Я знал Олега Даля и много, и мало. Мало, потому что мы встречались с ним не больше десяти, может быть, пятнадцати раз. Это недостаточно, чтобы узнать, глубоко понять человека. Но много, потому что я очень отчетливо и глубоко чувствовал в нем человека, близкого мне. Близкого по строю мыслей, по нравственной позиции, по взгляду в будущее, по тем чертам, которые я считаю основными, очень важными в жизни.
Он был человеком мужественным. Мужество мне кажется одним из самых главных свойств характера, которые в жизни необходимы. Оно может вести человека через пропасти, через трудности, через горы, через напасти, которые могут помешать его деятельности, и так далее.
Однако мужество было не единственной его чертой. Я бы сказал, что главной чертой его личности было обаяние. Обаяние, которое не было преднамеренным. В нем не было никакой нарочитости. Он был естествен и когда говорил, и когда задумывался над тем, что вы ему говорили, и этой естественностью привлекал ваше сердце.

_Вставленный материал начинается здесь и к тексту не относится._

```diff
+            put(r4i, false, 0, (c * 64 + lam) * 4 + i, ri);
           }
+          for (int w = 0; w < 16; ++w) {
+            const uint64_t tf = powmod(tw[32768 + 8 * ((w << 8) | (c << 4) | nn)], (uint64_t)k, q);
+            const uint64_t ti = powmod(itw[32768 + 8 * ((w << 8) | (c << 4) | k)], (uint64_t)nn, q);
+            if (kSpAny && (mulmod(wf[w][k], rf, q) != tf || mulmod(wi[w][nn], ri, q) != ti)) {
+              *err = "MFMA tables: the split pass-3 twist does not multiply back to the whole one";
+              return -1;
+            }
+            if (!kSpAll) {
+              put(t4f, kFold4, kTwB4, ((w * 16 + c) * 64 + lam) * 4 + i, tf);
+              put(t4i, kFold4, kTwB4, ((w * 16 + c) * 64 + lam) * 4 + i, ti);
+            }
+          }
+        }
+    if (kSpAny) {
+      const uint64_t pb = (1ull << 30) % q;
+      for (int w = 0; w < 16; ++w) {
+        for (int j = 0; j < 16; ++j)
+          for (int k = 0; k < 16; ++k) W[j][k] = mulmod(F[j][k], wf[w][k], q);
+        expand(W, q, R, false, 1, slot(S_WF4 + w));
+        if (kQrAny) expand(W, q, 1, false, 1, slot(S_WQF4 + w));
+        for (int j = 0; j < 16; ++j)
+          for (int k = 0; k < 16; ++k) W[j][k] = mulmod(W[j][k], R, q);
+        expand(W, q, R, false, 1, slot(S_WF4S + w));
+        for (int k = 0; k < 16; ++k)
+          for (int j = 0; j < 16; ++j) W[k][j] = mulmod(wi[w][k], Fi[k][j], q);
+        expand(W, q, R, true, 1, slot(S_WI4 + w));
+        if (kQrAny) expand(W, q, 1, true, 1, slot(S_WQI4 + w));
+        int32_t* c4 = lt + (size_t)(kCompI4W + w * 64) * 4;
+        int32_t* q4 = lt + (size_t)(kQCompI4W + w * 128) * 4;
+        for (int j = 0; j < 16; ++j) {
+          uint64_t s1 = 0;
+          for (int k = 0; k < 16; ++k) s1 = (s1 + W[j][k]) % q;
+          const int32_t cm = centred(mulmod(bias, s1, q), q), cp = centred(mulmod(pb, s1, q), q);
+          const int32_t v2 = (cp + 32768) >> 16, v0 = cp - v2 * 65536;
+          for (int lam = j; lam < 64; lam += 16)
+            for (int i = 0; i < 4; ++i) {
+              c4[lam * 4 + i] = cm;
+              q4[lam * 4 + i] = v0;
+              q4[(64 + lam) * 4 + i] = v2;
+            }
+        }
+      }
+    }
   }
   const size_t bytes = all.size() * sizeof(int32_t);
   void* dev = nullptr;
```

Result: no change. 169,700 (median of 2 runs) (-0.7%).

Общаясь с ним, вы не ощущали никаких преград между ним и собою. Он был интеллигент в полном смысле этого слова, и его открытость была открытостью человека, который всегда говорил только то, что думает. И в этом он был человеком удивительно цельным. И наши разговоры (а я очень любил с ним разговаривать, мы гуляли с ним по лесу, когда он жил у Виктора Борисовича Шкловского) запомнились мне на всю жизнь.
И дело не только в том, что наши взгляды совпадали. Его жизненная позиция не преследовала никаких иных целей, которые в какой-то мере лежали бы вне искусства. Поле его деятельности было полем его жизни. Это было пространство, в котором он естественно существовал и как человек, и как художник.

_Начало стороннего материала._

## Issue next walk-entry fetch before triangle test to overlap load latency

Splits the BVH walk fetch into an issue phase and an arrival phase. In the lane step, the next entry's load is issued before the triangle intersection runs, using the link stored in the current entry, so memory/LDS latency overlaps with triangle math. This relies on the link-kind and link-isbox encodings so that control flow does not wait on the loaded data. It adds register pressure, since a second WalkEntry stays live, and uses undefined-value asm placeholders for inactive lanes.

```diff
diff --git a/web-ray-tracer_amd/csrc/flx_device.h b/web-ray-tracer_amd/csrc/flx_device.h
--- a/web-ray-tracer_amd/csrc/flx_device.h
+++ b/web-ray-tracer_amd/csrc/flx_device.h
@@ -881,48 +881,54 @@
   w.inv = F3(d.x, d.y, e.x);
   w.fastDiv = e.y != 0.0f;
 }
+FLX_DEV void walkFetchIssue(const float4 *walkG, const float4 *lds, uint32_t ldsCount, uint32_t link, WalkEntry &e) {
+  const uint32_t i = linkIndex(link);
+#if FLX_WF_FLAT_FETCH
+  {
+    const float4 *src = (i < ldsCount) ? lds + 3u * i : walkG + 3 * (size_t)i;
+    e.e0 = src[0]; e.e1 = src[1]; e.e2 = src[2];
+  }
+#else
+  if (i < ldsCount) { const lds_cf4 *L = (const lds_cf4 *)lds + __umul24(i, 3u); e.e0 = ldsLoad4(L); e.e1 = ldsLoad4(L + 1); e.e2 = ldsLoad4(L + 2); }
+  else { e.e0 = walkG[3 * (size_t)i]; e.e1 = walkG[3 * (size_t)i + 1]; e.e2 = walkG[3 * (size_t)i + 2]; }
+#endif
+}
+template <bool COUNT>
+FLX_DEV bool walkFetchArrive(const float2 *rays, WalkState &w, const WalkEntry &e, WorkCounters &cnt) {
+#if FLX_WF_LINK_KIND
+  const uint32_t link0 = (uint32_t)w.i;
+  const bool stop = ((link0 + (1u << LINK_KIND_SHIFT)) & (2u << LINK_KIND_SHIFT)) == 0u;
+  if (COUNT) { if (linkKind(link0) != 3u) { if (w.mode == 0) cnt.shadow_visits++; else cnt.closest_visits++; } }
+#else
+  if (COUNT) { if (w.mode == 0) cnt.shadow_visits++; else cnt.closest_visits++; }
+#endif
+#if FLX_WF_LINK_XFORM
+  if (FLX_UNLIKELY(((uint32_t)w.i & LINK_XFORM) != 0u)) {
+    const int tI = (__float_as_int(e.e2.z) >> 2) << 1;
+    w.cachedTI = tI;
+    walkLoadRay(rays, tI >> 1, w);
+  }
+#else
+  const int tI = (__float_as_int(e.e2.z) >> 2) << 1;
+  if (FLX_UNLIKELY(tI != w.cachedTI)) {
+    w.cachedTI = tI;
+    walkLoadRay(rays, tI >> 1, w);
+  }
+#endif
+#if FLX_WF_LINK_KIND
+  return stop;
+#else
+  return (__float_as_int(e.e2.z) & 3) == 0;
+#endif
+}
 template <bool COUNT>
 FLX_DEV bool walkFetchG(const float4 *walkG, const float4 *lds, uint32_t ldsCount, const float2 *rays, WalkState &w, WalkEntry &cur,
                         WorkCounters &cnt) {
-#if FLX_WF_LINK_KIND
-  const uint32_t link0 = (uint32_t)w.i;
-  const bool stop = ((link0 + (1u << LINK_KIND_SHIFT)) & (2u << LINK_KIND_SHIFT)) == 0u;
-#else
+#if !FLX_WF_LINK_KIND
   if (COUNT) { if (((uint32_t)w.i == WALK_END)) return true; }
 #endif
-  const uint32_t i = linkIndex((uint32_t)w.i);
-#if FLX_WF_FLAT_FETCH
-  {
-    const float4 *src = (i < ldsCount) ? lds + 3u * i : walkG + 3 * (size_t)i;
-    cur.e0 = src[0]; cur.e1 = src[1]; cur.e2 = src[2];
-  }
-#else
-  if (i < ldsCount) { const lds_cf4 *L = (const lds_cf4 *)lds + __umul24(i, 3u); cur.e0 = ldsLoad4(L); cur.e1 = ldsLoad4(L + 1); cur.e2 = ldsLoad4(L + 2); }
-  else { cur.e0 = walkG[3 * (size_t)i]; cur.e1 = walkG[3 * (size_t)i + 1]; cur.e2 = walkG[3 * (size_t)i + 2]; }
-#endif
-#if FLX_WF_LINK_KIND
-  if (COUNT) { if (linkKind(link0) != 3u) { if (w.mode == 0) cnt.shadow_visits++; else cnt.closest_visits++; } }
-#else
-  if (COUNT) { if (w.mode == 0) cnt.shadow_visits++; else cnt.closest_visits++; }
-#endif
-#if FLX_WF_LINK_XFORM
-  if (FLX_UNLIKELY(((uint32_t)w.i & LINK_XFORM) != 0u)) {
-    const int tI = (__float_as_int(cur.e2.z) >> 2) << 1;
-    w.cachedTI = tI;
-    walkLoadRay(rays, tI >> 1, w);
-  }
-#else
-  const int tI = (__float_as_int(cur.e2.z) >> 2) << 1;
-  if (FLX_UNLIKELY(tI != w.cachedTI)) {
-    w.cachedTI = tI;
-    walkLoadRay(rays, tI >> 1, w);
-  }
-#endif
-#if FLX_WF_LINK_KIND
-  return stop;
-#else
-  return (__float_as_int(cur.e2.z) & 3) == 0;
-#endif
+  walkFetchIssue(walkG, lds, ldsCount, (uint32_t)w.i, cur);
+  return walkFetchArrive<COUNT>(rays, w, cur, cnt);
 }
 template <bool COUNT>
 FLX_DEV bool walkFetchP(const DeviceScene &sc, const float4 *lds, uint32_t ldsCount, const float2 *rays, WalkState &w, WalkEntry &cur,
diff --git a/web-ray-tracer_amd/csrc/flx_frame_common.h b/web-ray-tracer_amd/csrc/flx_frame_common.h
--- a/web-ray-tracer_amd/csrc/flx_frame_common.h
+++ b/web-ray-tracer_amd/csrc/flx_frame_common.h
@@ -325,6 +325,35 @@
     else { L.w.mode = 1; L.st = P_SETUP; }
   }
 }
+#ifndef FLX_WF_TRI_EARLY_FETCH
+#define FLX_WF_TRI_EARLY_FETCH 1
+#endif
+#if FLX_WF_TRI_EARLY_FETCH && !(FLX_WF_LINK_KIND && FLX_WF_LINK_ISBOX)
+#error "FLX_WF_TRI_EARLY_FETCH needs FLX_WF_LINK_KIND and FLX_WF_LINK_ISBOX: neither the arrival nor the trip's control may wait for the loaded entry"
+#endif
+FLX_DEV float4 walkAnyFloat4() {
+  float x, y, z, w;
+  asm volatile("" : "=v"(x)); asm volatile("" : "=v"(y)); asm volatile("" : "=v"(z)); asm volatile("" : "=v"(w));
+  return make_float4(x, y, z, w);
+}
+#if FLX_WF_TRI_EARLY_FETCH
+#define FLX_WALK_LANE_STEP(COUNT_, THICK_, walkG_, ldsEntries_, ldsCount_, myRays_, L_, cnt_)                                      \
+  do {                                                                                                                           \
+    WalkEntry nxt_;                                                                                                              \
+    nxt_.e0 = walkAnyFloat4(); nxt_.e1 = walkAnyFloat4(); nxt_.e2 = walkAnyFloat4();                                             \
+    if ((L_).st == P_WALKING) {                                                                                                  \
+      bool ended_ = false;                                                                                                       \
+      uint32_t here_ = (uint32_t)(L_).w.i;                                        \
+      if (walkIsBoxL((L_).w)) walkBoxP<THICK_>((L_).w, (L_).cur); else (L_).w.i = __float_as_int((L_).cur.e2.y);                 \
+      walkFetchIssue(walkG_, ldsEntries_, ldsCount_, (uint32_t)(L_).w.i, nxt_);                                                  \
+      asm("" : "+v"(here_));                                                                                                     \
+      if (linkKind(here_) != 1u) ended_ = walkTriT((L_).w, (L_).cur);                                                            \
+      if (!ended_) ended_ = walkFetchArrive<COUNT_>(myRays_, (L_).w, nxt_, cnt_);                                                \
+      if (ended_) (L_).st = ((L_).w.mode == 0) ? P_SWITCH : P_DONE;                                                              \
+    }                                                                                                                            \
+    (L_).cur = nxt_;                                                                                                             \
+  } while (0)
+#else
 #define FLX_WALK_LANE_STEP(COUNT_, THICK_, walkG_, ldsEntries_, ldsCount_, myRays_, L_, cnt_)                                      \
   do {                                                                                                                           \
     if ((L_).st == P_WALKING) {                                                                                                  \
@@ -334,6 +363,7 @@
       if (ended_) (L_).st = ((L_).w.mode == 0) ? P_SWITCH : P_DONE;                                                              \
     }                                                                                                                            \
   } while (0)
+#endif
 
 constexpr uint32_t FQ_SIZE = WF_FRAME_RING;
 #ifndef FLX_FQ_LIMIT
```

Result: faster. 12430 (median of 6 runs) (+4.8%).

В разговорах с ним я чувствовал человека начитанного, любящего и понимающего литературу, очень тонко чувствующего поэзию, что бывает крайне редко. И, что очень важно, никогда не стремившегося настаивать на своих взглядах, а желающего выслушать чужое мнение, узнать, что думают о том же самом другие.
Он был человек, что называется, расположенный. Расположенность очень прочно связана с крайне важным качеством подлинного художника – терпимостью. Эта расположенность крайне важна и для писателя. Потому что она позволяет увидеть ряд явлений, которые другому взгляду не поддаются и кажутся скрытыми. А расположенность открывает для него эти возможности.
Я, например, совершенно свободно завожу разговор с совершенно незнакомым человеком о том, что меня занимает. Эта черта была и у Даля. Вы видели, если вы в какой-то мере обладаете проницательностью, что он от вас ничего не требует. Он не требует от вас решительно ничего, кроме того, чтобы вы были самим собой.
Как актера я его очень любил и ценил. Опять-таки бывают актеры, которые играют (это я подчеркиваю курсивом), которые, так сказать, исполняют роль. Даль никогда не исполнял никаких ролей. Он просто существовал в своем собственном, неповторимом образе. Но его личность, как у каждого талантливого человека, менялась в той мере, в какой перемены эти были необходимы для воплощения того или иного художественного образа, который ему был предложен.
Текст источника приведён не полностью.